*** Block opens ***

__global__ void __launch_bounds__(256) conv3x3_reduce_kernel(const float* __restrict__ ws, const int pieces, const int rows,
                                                             const float* __restrict__ bias, float* __restrict__ out,
                                                             const long long ldo, const int m_off, int* range_flag) {
  const long long n4 = (long long)rows * 64, stride = (long long)gridDim.x * 256;
  tce_amax_t amax = 0;
  for (long long i = (long long)blockIdx.x * 256 + threadIdx.x; i < n4; i += stride) {
    const f32x4* src = reinterpret_cast<const f32x4*>(ws) + i;
    f32x4 v = src[0];
    for (int s = 1; s < pieces; ++s) v += src[(long long)s * n4];
    const int c4 = (int)(i & 63);
    if (bias) v += reinterpret_cast<const f32x4*>(bias)[c4];
    amax = tce_amax4(amax, v);
    *reinterpret_cast<f32x4*>(out + (m_off + (i >> 6)) * ldo + 4 * c4) = v;
  }
  tce_range_report(range_flag, amax);
}

__global__ void __launch_bounds__(256) conv3x3_pack_kernel(const float* __restrict__ w, unsigned char* __restrict__ out,
                                                           const int CIN, const long long units, const int single) {
  const long long u = (long long)blockIdx.x * 256 + threadIdx.x;
  if (u >= units) return;
  const int lane = (int)(u & 63);
  const long long pg = u >> 6;
  const int piece = (int)(pg & 15);
  const long long s = pg >> 4;
  const int r = lane & 31, hf = lane >> 5, t = piece >> 1;
  u32x4 o = {0u, 0u, 0u, 0u};
  if (s < 9 * CIN / 16) {
    const int it = (int)(s / 12), j = (int)(s % 12);
    const int dy = it / (CIN / 64), cc = 4 * (it % (CIN / 64)) + j / 3, dx = j % 3;
    float v[8];
#pragma unroll
    for (int e = 0; e < 8; ++e) v[e] = w[(long long)(32 * t + r) * (9 * CIN) + (3 * dy + dx) * CIN + 16 * cc + 8 * hf + e];
    const HL f = split8(v, single);
    o = __builtin_bit_cast(u32x4, (piece & 1) ? f.lo : f.hi);
  }
  reinterpret_cast<u32x4*>(out)[u] = o;
}

inline bool conv3x3_shape_ok(int Cin, int N) { return Cin == 256 && N == 256; }
inline long long conv3x3_units(int Cin) { return (long long)(9 * Cin / 16 + CONV_PAD_STAGES) * 16 * 64 + 128; }

template <int NT>
__global__ void __launch_bounds__(256) patch_embed_mfma_kernel(const float* __restrict__ frames, const float* __restrict__ w,
                                                               const float* __restrict__ b, const float* __restrict__ gamma,
                                                               const float* __restrict__ beta, float* __restrict__ out,
                                                               const int H, const int W, const float eps, const int ntok,
                                                               const int Hp, const int Wp, int* const range_flag,
                                                               const int single) {
  constexpr int C = 32 * NT;
  __shared__ __attribute__((aligned(16))) unsigned char wtbuf[4 * WT_BYTES];
  const int tid = threadIdx.x, lane = tid & 63;
  const int wave = __builtin_amdgcn_readfirstlane(tid >> 6);
  const int r = lane & 31, hf = lane >> 5;
  const int m0 = blockIdx.x * 128 + wave * 32;
  if (m0 >= ntok) return;
  float* const wt = reinterpret_cast<float*>(wtbuf + wave * WT_BYTES);

  const int tok = min(m0 + r, ntok - 1);
  const int t = tok / (Hp * Wp), rem = tok - t * (Hp * Wp);
  const int py = rem / Wp, px = rem - py * Wp;
  const bool vec = ((W & 3) == 0) && (px * 4 + 3 < W);
  f32x4 raw[3][2];
#pragma unroll
  for (int c = 0; c < 3; ++c)
#pragma unroll
    for (int q = 0; q < 2; ++q) {
      const int yy = py * 4 + 2 * hf + q;
      const float* const row = frames + (((long long)t * 3 + c) * H + min(yy, H - 1)) * W;
      f32x4 v = {0.f, 0.f, 0.f, 0.f};
      if (yy < H) {
        if (vec) {
          v = *reinterpret_cast<const f32x4*>(row + px * 4);
        } else {
#pragma unroll
          for (int kx = 0; kx < 4; ++kx)
            if (px * 4 + kx < W) v[kx] = row[px * 4 + kx];
        }
      }
      raw[c][q] = v;
    }
  h16x8 ah[NT][3], al[NT][3];
#pragma unroll
  for (int tt = 0; tt < NT; ++tt)
#pragma unroll
    for (int sK = 0; sK < 3; ++sK) {
      const float* const pw = w + (long long)(32 * tt + r) * 48 + 16 * sK + 8 * hf;
      const f32x4 a = *reinterpret_cast<const f32x4*>(pw), c4 = *reinterpret_cast<const f32x4*>(pw + 4);
      const float f[8] = {a[0], a[1], a[2], a[3], c4[0], c4[1], c4[2], c4[3]};
      const HL sp = split8(f, single);
      ah[tt][sK] = sp.hi;
      al[tt][sK] = sp.lo;
    }
  f32x16 acc[NT];
#pragma unroll
  for (int tt = 0; tt < NT; ++tt)
#pragma unroll
    for (int i = 0; i < 16; ++i) acc[tt][i] = 0.f;
#pragma unroll
  for (int sK = 0; sK < 3; ++sK) {
    const float f[8] = {raw[sK][0][0], raw[sK][0][1], raw[sK][0][2], raw[sK][0][3],
                        raw[sK][1][0], raw[sK][1][1], raw[sK][1][2], raw[sK][1][3]};
    const HL x = split8(f, single);
#pragma unroll
    for (int tt = 0; tt < NT; ++tt) {
      if (!single) {
        acc[tt] = __builtin_amdgcn_mfma_f32_32x32x16_f16(ah[tt][sK], x.lo, acc[tt], 0, 0, 0);
        acc[tt] = __builtin_amdgcn_mfma_f32_32x32x16_f16(al[tt][sK], x.hi, acc[tt], 0, 0, 0);
      }
      acc[tt] = __builtin_amdgcn_mfma_f32_32x32x16_f16(ah[tt][sK], x.hi, acc[tt], 0, 0, 0);
    }
  }
  const ResTile none = {};
#pragma unroll
  for (int tt = 0; tt < NT; ++tt) tile_bias_res<0>(acc[tt], tile_bias_load(b, 32 * tt, lane), none, wt, lane);
  rows_layernorm<NT>(acc, gamma, beta, eps, hf);
  tce_amax_t amax = 0;
#pragma unroll
  for (int tt = 0; tt < NT; ++tt) tile_store(acc[tt], out, C, m0, ntok, 32 * tt, wt, lane, amax);
  tce_range_report(range_flag, amax);
}

}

*** Block closes ***

Exactly reproduce the entries in their entirety.

Result of the exercise:
__global__ void __launch_bounds__(256) conv3x3_reduce_kernel(const float* __restrict__ ws, const int pieces, const int rows,
                                                             const float* __restrict__ bias, float* __restrict__ out,
                                                             const long long ldo, const int m_off, int* range_flag) {
  const long long n4 = (long long)rows * 64, stride = (long long)gridDim.x * 256;
  tce_amax_t amax = 0;
  for (long long i = (long long)blockIdx.x * 256 + threadIdx.x; i < n4; i += stride) {
    const f32x4* src = reinterpret_cast<const f32x4*>(ws) + i;
    f32x4 v = src[0];
    for (int s = 1; s < pieces; ++s) v += src[(long long)s * n4];
    const int c4 = (int)(i & 63);
    if (bias) v += reinterpret_cast<const f32x4*>(bias)[c4];
    amax = tce_amax4(amax, v);
    *reinterpret_cast<f32x4*>(out + (m_off + (i >> 6)) * ldo + 4 * c4) = v;
  }
  tce_range_report(range_flag, amax);
}

__global__ void __launch_bounds__(256) conv3x3_pack_kernel(const float* __restrict__ w, unsigned char* __restrict__ out,
                                                           const int CIN, const long long units, const int single) {
  const long long u = (long long)blockIdx.x * 256 + threadIdx.x;
  if (u >= units) return;
  const int lane = (int)(u & 63);
  const long long pg = u >> 6;
  const int piece = (int)(pg & 15);
  const long long s = pg >> 4;
  const int r = lane & 31, hf = lane >> 5, t = piece >> 1;
  u32x4 o = {0u, 0u, 0u, 0u};
  if (s < 9 * CIN / 16) {
    const int it = (int)(s / 12), j = (int)(s % 12);
    const int dy = it / (CIN / 64), cc = 4 * (it % (CIN / 64)) + j / 3, dx = j % 3;
    float v[8];
#pragma unroll
    for (int e = 0; e < 8; ++e) v[e] = w[(long long)(32 * t + r) * (9 * CIN) + (3 * dy + dx) * CIN + 16 * cc + 8 * hf + e];
    const HL f = split8(v, single);
    o = __builtin_bit_cast(u32x4, (piece & 1) ? f.lo : f.hi);
  }
  reinterpret_cast<u32x4*>(out)[u] = o;
}

inline bool conv3x3_shape_ok(int Cin, int N) { return Cin == 256 && N == 256; }
inline long long conv3x3_units(int Cin) { return (long long)(9 * Cin / 16 + CONV_PAD_STAGES) * 16 * 64 + 128; }

template <int NT>
__global__ void __launch_bounds__(256) patch_embed_mfma_kernel(const float* __restrict__ frames, const float* __restrict__ w,
                                                               const float* __restrict__ b, const float* __restrict__ gamma,
                                                               const float* __restrict__ beta, float* __restrict__ out,
                                                               const int H, const int W, const float eps, const int ntok,
                                                               const int Hp, const int Wp, int* const range_flag,
                                                               const int single) {
  constexpr int C = 32 * NT;
  __shared__ __attribute__((aligned(16))) unsigned char wtbuf[4 * WT_BYTES];
  const int tid = threadIdx.x, lane = tid & 63;
  const int wave = __builtin_amdgcn_readfirstlane(tid >> 6);
  const int r = lane & 31, hf = lane >> 5;
  const int m0 = blockIdx.x * 128 + wave * 32;
  if (m0 >= ntok) return;
  float* const wt = reinterpret_cast<float*>(wtbuf + wave * WT_BYTES);

  const int tok = min(m0 + r, ntok - 1);
  const int t = tok / (Hp * Wp), rem = tok - t * (Hp * Wp);
  const int py = rem / Wp, px = rem - py * Wp;
  const bool vec = ((W & 3) == 0) && (px * 4 + 3 < W);
  f32x4 raw[3][2];
#pragma unroll
  for (int c = 0; c < 3; ++c)
#pragma unroll
    for (int q = 0; q < 2; ++q) {
      const int yy = py * 4 + 2 * hf + q;
      const float* const row = frames + (((long long)t * 3 + c) * H + min(yy, H - 1)) * W;
      f32x4 v = {0.f, 0.f, 0.f, 0.f};
      if (yy < H) {
        if (vec) {
          v = *reinterpret_cast<const f32x4*>(row + px * 4);
        } else {
#pragma unroll
          for (int kx = 0; kx < 4; ++kx)
            if (px * 4 + kx < W) v[kx] = row[px * 4 + kx];
        }
      }
      raw[c][q] = v;
    }
  h16x8 ah[NT][3], al[NT][3];
#pragma unroll
  for (int tt = 0; tt < NT; ++tt)
#pragma unroll
    for (int sK = 0; sK < 3; ++sK) {
      const float* const pw = w + (long long)(32 * tt + r) * 48 + 16 * sK + 8 * hf;
      const f32x4 a = *reinterpret_cast<const f32x4*>(pw), c4 = *reinterpret_cast<const f32x4*>(pw + 4);
      const float f[8] = {a[0], a[1], a[2], a[3], c4[0], c4[1], c4[2], c4[3]};
      const HL sp = split8(f, single);
      ah[tt][sK] = sp.hi;
      al[tt][sK] = sp.lo;
    }
  f32x16 acc[NT];
#pragma unroll
  for (int tt = 0; tt < NT; ++tt)
#pragma unroll
    for (int i = 0; i < 16; ++i) acc[tt][i] = 0.f;
#pragma unroll
  for (int sK = 0; sK < 3; ++sK) {
    const float f[8] = {raw[sK][0][0], raw[sK][0][1], raw[sK][0][2], raw[sK][0][3],
                        raw[sK][1][0], raw[sK][1][1], raw[sK][1][2], raw[sK][1][3]};
    const HL x = split8(f, single);
#pragma unroll
    for (int tt = 0; tt < NT; ++tt) {
      if (!single) {
        acc[tt] = __builtin_amdgcn_mfma_f32_32x32x16_f16(ah[tt][sK], x.lo, acc[tt], 0, 0, 0);
        acc[tt] = __builtin_amdgcn_mfma_f32_32x32x16_f16(al[tt][sK], x.hi, acc[tt], 0, 0, 0);
      }
      acc[tt] = __builtin_amdgcn_mfma_f32_32x32x16_f16(ah[tt][sK], x.hi, acc[tt], 0, 0, 0);
    }
  }
  const ResTile none = {};
#pragma unroll
  for (int tt = 0; tt < NT; ++tt) tile_bias_res<0>(acc[tt], tile_bias_load(b, 32 * tt, lane), none, wt, lane);
  rows_layernorm<NT>(acc, gamma, beta, eps, hf);
  tce_amax_t amax = 0;
#pragma unroll
  for (int tt = 0; tt < NT; ++tt) tile_store(acc[tt], out, C, m0, ntok, 32 * tt, wt, lane, amax);
  tce_range_report(range_flag, amax);
}

}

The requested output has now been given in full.